Which solution meets these requirements?
An insurance company has raw data in JSON format that is sent without a predefined schedule through an Amazon Kinesis Data Firehose delivery stream to an Amazon S3 bucket. An AWS Glue crawler is scheduled to run every 8 hours to update the schema in the data catalog of the tables stored in the S3 bucket. Data analysts analyze the data using Apache Spark SQL on Amazon EMR set up with AWS Glue Data Catalog as the metastore. Data analysts say that, occasionally, the data they receive is stale. A data engineer needs to provide access to the most up-to-date data.

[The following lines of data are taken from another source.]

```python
class Context:

    def __init__(self, device: int = 0, stream: Optional[int] = None, own_stream: bool = False, priority: int = 0):
        self.lib = load_library()
        h = _vp()
        if own_stream:
            rc = self.lib.mpn_ctx_create_stream(int(device), int(priority), C.byref(h))
        else:
            rc = self.lib.mpn_ctx_create(int(device), _vp(stream) if stream else None, C.byref(h))
        if rc != 0:
            raise MpnError(f"mpn_ctx_create failed ({rc}): {self.lib.mpn_last_error(None).decode()}")
        self.h = h
        self.device = device
        self._models = []

    def check(self, rc: int, what: str = ""):
        if rc != 0:
            raise MpnError(f"{what} failed ({rc}): {self.lib.mpn_last_error(self.h).decode()}")

    def synchronize(self):
        self.check(self.lib.mpn_ctx_synchronize(self.h), "synchronize")

    @property
    def stream_handle(self) -> int:
        return int(self.lib.mpn_ctx_stream(self.h) or 0)

    def wait_ctx(self, other: "Context"):
        self.check(self.lib.mpn_ctx_wait_ctx(self.h, other.h), "mpn_ctx_wait_ctx")

    def set_option(self, name: str, value: int):
        self.check(self.lib.mpn_ctx_set_option(self.h, name.encode(), int(value)), "mpn_ctx_set_option")

    @property
    def launch_count(self) -> int:
        return int(self.lib.mpn_ctx_launch_count(self.h))

    PROFILE_CATS = ("conv_gemm_tc", "conv_direct", "roi_pool", "nms", "elementwise", "pool", "fp8_quantize")

    def profile_begin(self):
        self.check(self.lib.mpn_ctx_profile_begin(self.h), "profile_begin")

    def profile_end(self):
        ms = (C.c_double * len(self.PROFILE_CATS))()
        n = (C.c_int64 * len(self.PROFILE_CATS))()
        self.check(self.lib.mpn_ctx_profile_end(self.h, ms, n), "profile_end")
        return {k: (ms[i], int(n[i])) for i, k in enumerate(self.PROFILE_CATS)}

    def close(self):
        if getattr(self, "h", None):
            for ref in list(getattr(self, "_models", [])):
                m = ref()
                if m is not None:
                    m.close()
            self._models = []
            self.lib.mpn_ctx_destroy(self.h)
            self.h = None

    def __del__(self):
        try:
            self.close()
        except Exception:
            pass

    def dist_unique_id(self) -> bytes:
        buf = (C.c_uint8 * MPN_DIST_ID_BYTES)()
        self.check(self.lib.mpn_dist_unique_id(self.h, buf), "mpn_dist_unique_id")
        return bytes(buf)

    def dist_init(self, unique_id: bytes, rank: int, world: int):
        assert len(unique_id) == MPN_DIST_ID_BYTES
        buf = (C.c_uint8 * MPN_DIST_ID_BYTES).from_buffer_copy(unique_id)
        self.check(self.lib.mpn_dist_init(self.h, buf, int(rank), int(world)), "mpn_dist_init")

    def dist_world(self):
        r, w = C.c_int32(), C.c_int32()
        self.check(self.lib.mpn_dist_world(self.h, C.byref(r), C.byref(w)), "mpn_dist_world")
        return r.value, w.value

    def dist_all_gather_dev(self, send_dev, n_floats: int, recv_dev):
        self.check(self.lib.mpn_dist_all_gather_dev(self.h, _ptr(send_dev), int(n_floats), _ptr(recv_dev)), "mpn_dist_all_gather_dev")

    def dist_all_gather(self, send_dev, n_floats: int) -> np.ndarray:
        _, w = self.dist_world()
        out = np.empty((w, int(n_floats)), np.float32)
        self.check(self.lib.mpn_dist_all_gather(self.h, _ptr(send_dev), int(n_floats), _ptr(out)), "mpn_dist_all_gather")
        return out

    def dist_destroy(self):
        self.check(self.lib.mpn_dist_destroy(self.h), "mpn_dist_destroy")

    def pack_detections(self, scores, bboxes, keep_idx, keep_counts, top_k: int = 100) -> np.ndarray:
        s, b = _f32(scores), _f32(bboxes)
        k = np.ascontiguousarray(keep_idx, dtype=np.int32); c = np.ascontiguousarray(keep_counts, dtype=np.int32)
        rec = np.empty(MPN_REC_FLOATS, np.float32)
        self.check(self.lib.mpn_pack_detections(self.h, _ptr(s), _ptr(b), s.shape[0], s.shape[1], _ptr(k), _ptr(c), k.shape[1],
                                                int(top_k), _ptr(rec)), "mpn_pack_detections")
        return rec

    def select_boxes(self, classes, ys, mean=None, std=None) -> np.ndarray:
        s, y = _f32(classes), _f32(ys)
        out = np.empty((s.shape[0], 4), np.float32)
        m = None if mean is None else _f32(mean).reshape(4)
        sd = None if std is None else _f32(std).reshape(4)
        self.check(self.lib.mpn_select_boxes(self.h, _ptr(s), _ptr(y), s.shape[0], s.shape[1], _ptr(m), _ptr(sd), _ptr(out)),
                   "mpn_select_boxes")
        return out

    def nms(self, scored_boxes, thr: float) -> np.ndarray:
        sb = _f32(scored_boxes).reshape(-1, 5)
        n = sb.shape[0]
        keep = np.empty(max(n, 1), dtype=np.int32)
        cnt = C.c_int64(0)
        self.check(self.lib.mpn_nms(self.h, _ptr(sb), n, float(thr), _ptr(keep), C.byref(cnt)), "mpn_nms")
        return keep[: cnt.value].copy()

    def nms_batched(self, scored_boxes, seg_offsets: Sequence[int], thr: float) -> List[np.ndarray]:
        sb = _f32(scored_boxes).reshape(-1, 5)
        offs = np.ascontiguousarray(seg_offsets, dtype=np.int64)
        nseg = len(offs) - 1
        keep = np.empty(max(sb.shape[0], 1), dtype=np.int32)
        counts = np.zeros(max(nseg, 1), dtype=np.int64)
        self.check(self.lib.mpn_nms_batched(self.h, _ptr(sb), offs.ctypes.data_as(_i64p), nseg, float(thr), _ptr(keep),
                                            counts.ctypes.data_as(_i64p)), "mpn_nms_batched")
        return [keep[offs[s]: offs[s] + counts[s]].copy() for s in range(nseg)]

    def nms_dense(self, scored_boxes, thr: float) -> np.ndarray:
        sb = _f32(scored_boxes).reshape(-1, 5)
        n = sb.shape[0]
        pick = np.empty(max(n, 1), dtype=np.int32)
        cnt = C.c_int64(0)
        self.check(self.lib.mpn_nms_dense(self.h, _ptr(sb), n, float(thr), _ptr(pick), C.byref(cnt)), "mpn_nms_dense")
        return pick[: cnt.value].copy()

    def bbox_vote(self, nms_boxes, scored_boxes, thr: float) -> np.ndarray:
        nb = _f32(nms_boxes).reshape(-1, 5)
        sb = _f32(scored_boxes).reshape(-1, 5)
        res = np.zeros_like(nb)
        self.check(self.lib.mpn_bbox_vote(self.h, _ptr(nb), nb.shape[0], _ptr(sb), sb.shape[0], float(thr), _ptr(res)),
                   "mpn_bbox_vote")
        return res

    def foveal(self, rois) -> np.ndarray:
        r = _f32(rois)
        out = np.empty((r.shape[0] * 4, 5), dtype=np.float32)
        self.check(self.lib.mpn_foveal(self.h, _ptr(r), r.shape[0], _ptr(out)), "mpn_foveal")
        return out

    def context_region(self, rois, scale: float) -> np.ndarray:
        r = _f32(rois)
        out = np.empty_like(r)
        self.check(self.lib.mpn_context_region(self.h, _ptr(r), r.shape[0], float(scale), _ptr(out)), "mpn_context_region")
        return out

    def foveal_dev(self, rois_dev, R: int, out_dev):
        self.check(self.lib.mpn_foveal_dev(self.h, _ptr(rois_dev), int(R), _ptr(out_dev)), "mpn_foveal_dev")

    def context_region_dev(self, rois_dev, R: int, scale: float, out_dev):
        self.check(self.lib.mpn_context_region_dev(self.h, _ptr(rois_dev), int(R), float(scale), _ptr(out_dev)), "mpn_context_region_dev")

    def bbox_norm_dev(self, deltas_dev, R: int, C4: int, mean, std):
        m, s = _f32(mean).reshape(4), _f32(std).reshape(4)
        self.check(self.lib.mpn_bbox_norm_dev(self.h, _ptr(deltas_dev), int(R), int(C4), _ptr(m), _ptr(s)), "mpn_bbox_norm_dev")

    def get_images(self, im, kind: str, scale: float = 600, max_size: float = 1000):
        im = _f32(im)
        if im.ndim != 3 or im.shape[0] != 3:
            raise ValueError("ImageTransformer expects a 3 x H x W image")
        h, w, s = C.c_int32(), C.c_int32(), C.c_double()
        self.check(self.lib.mpn_get_images_size(im.shape[1], im.shape[2], float(scale), float(max_size), C.byref(h), C.byref(w), C.byref(s)),
                   "mpn_get_images_size")
        out = np.empty((3, h.value, w.value), np.float32)
        tf = CImageTransform.of(kind)
        self.check(self.lib.mpn_get_images(self.h, _ptr(im), im.shape[1], im.shape[2], C.addressof(tf), h.value, w.value, _ptr(out)),
                   "mpn_get_images")
        return out, float(s.value)

    def get_images_u8(self, im_hwc_u8, kind: str, scale: float = 600, max_size: float = 1000):
        im = np.ascontiguousarray(im_hwc_u8, dtype=np.uint8)
        if im.ndim != 3 or im.shape[2] != 3:
            raise ValueError("expected an H x W x 3 uint8 image")
        h, w, s = C.c_int32(), C.c_int32(), C.c_double()
        self.check(self.lib.mpn_get_images_size(im.shape[0], im.shape[1], float(scale), float(max_size), C.byref(h), C.byref(w), C.byref(s)),
                   "mpn_get_images_size")
        out = np.empty((3, h.value, w.value), np.float32)
        tf = CImageTransform.of(kind)
        self.check(self.lib.mpn_get_images_u8(self.h, _ptr(im), im.shape[0], im.shape[1], C.addressof(tf), h.value, w.value, _ptr(out)),
                   "mpn_get_images_u8")
        return out, float(s.value)

    def bbox_norm(self, deltas, mean, std) -> np.ndarray:
        d = _f32(deltas).copy()
        m, s = _f32(mean).reshape(4), _f32(std).reshape(4)
        self.check(self.lib.mpn_bbox_norm(self.h, _ptr(d), d.shape[0], d.shape[1], _ptr(m), _ptr(s)), "mpn_bbox_norm")
        return d

    def bbox_decode(self, deltas, boxes) -> np.ndarray:
        d, b = _f32(deltas), _f32(boxes)
        out = np.empty_like(d)
        self.check(self.lib.mpn_bbox_decode(self.h, _ptr(d), _ptr(b), d.shape[0], d.shape[1] // 4, _ptr(out)), "mpn_bbox_decode")
        return out

    def roi_pool(self, fmap, rois, pw: int, ph: int, scale: float, variant: int = 2, with_argmax: bool = False):
        f, r = _f32(fmap), _f32(rois)
        n, c, h, w = f.shape
        out = np.empty((r.shape[0], c, ph, pw), dtype=np.float32)
        am = np.empty(out.shape, dtype=np.int32) if with_argmax else None
        self.check(self.lib.mpn_roi_pool(self.h, _ptr(f), n, c, h, w, _ptr(r), r.shape[0], pw, ph, float(scale), variant,
                                         _ptr(out), _ptr(am)), "mpn_roi_pool")
        return (out, am) if with_argmax else out

    def roi_pool_backward(self, grad_out, argmax, rois, data_shape, pw: int, ph: int, scale: float, variant: int = 2) -> np.ndarray:
        g, r = _f32(grad_out), _f32(rois)
        am = np.ascontiguousarray(argmax, dtype=np.int32)
        n, c, h, w = (int(s) for s in data_shape)
        if g.shape != (r.shape[0], c, ph, pw) or am.shape != g.shape:
            raise ValueError(f"grad_out and argmax must be {(r.shape[0], c, ph, pw)}, got {g.shape} and {am.shape}")
        out = np.empty((n, c, h, w), dtype=np.float32)
        self.check(self.lib.mpn_roi_pool_backward(self.h, _ptr(g), _ptr(am), n, c, h, w, _ptr(r), r.shape[0], pw, ph, float(scale),
                                                  variant, _ptr(out)), "mpn_roi_pool_backward")
        return out

    def roi_pool_backward_dev(self, grad_out_dev, argmax_dev, N: int, C_: int, H: int, W: int, rois_dev, R: int, pw: int, ph: int,
                              scale: float, variant: int, grad_data_dev):
        self.check(self.lib.mpn_roi_pool_backward_dev(self.h, _ptr(grad_out_dev), _ptr(argmax_dev), int(N), int(C_), int(H), int(W),
                                                      _ptr(rois_dev), int(R), int(pw), int(ph), float(scale), int(variant),
# ... 336 lines not shown
```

Which solution meets these requirements?
A . Create an external schema based on the AWS Glue Data Catalog on the existing Amazon Redshift cluster to query new data in Amazon S3 with Amazon Redshift Spectrum.
B . Use Amazon CloudWatch Events with the rate (1 hour) expression to execute the AWS Glue crawler every hour.
C . Using the AWS CLI, modify the execution schedule of the AWS Glue crawler from 8 hours to 1 minute.
D . Run the AWS Glue crawler from an AWS Lambda function triggered by an S3:ObjectCreated:* event notification on the S3 bucket.
Answer: D
Explanation:
https://docs.aws.amazon.com/AmazonS3/latest/dev/NotificationHowTo.html "you can use a wildcard (for example, s3:ObjectCreated:*) to request notification when an object is created regardless of the API used" "AWS Lambda can run custom code in response to Amazon S3 bucket events. You upload your custom code to AWS Lambda and create what is called a Lambda function. When Amazon S3 detects an event of a specific type (for example, an object created event), it can publish the event to AWS Lambda and invoke your function in Lambda. In response, AWS Lambda runs your function."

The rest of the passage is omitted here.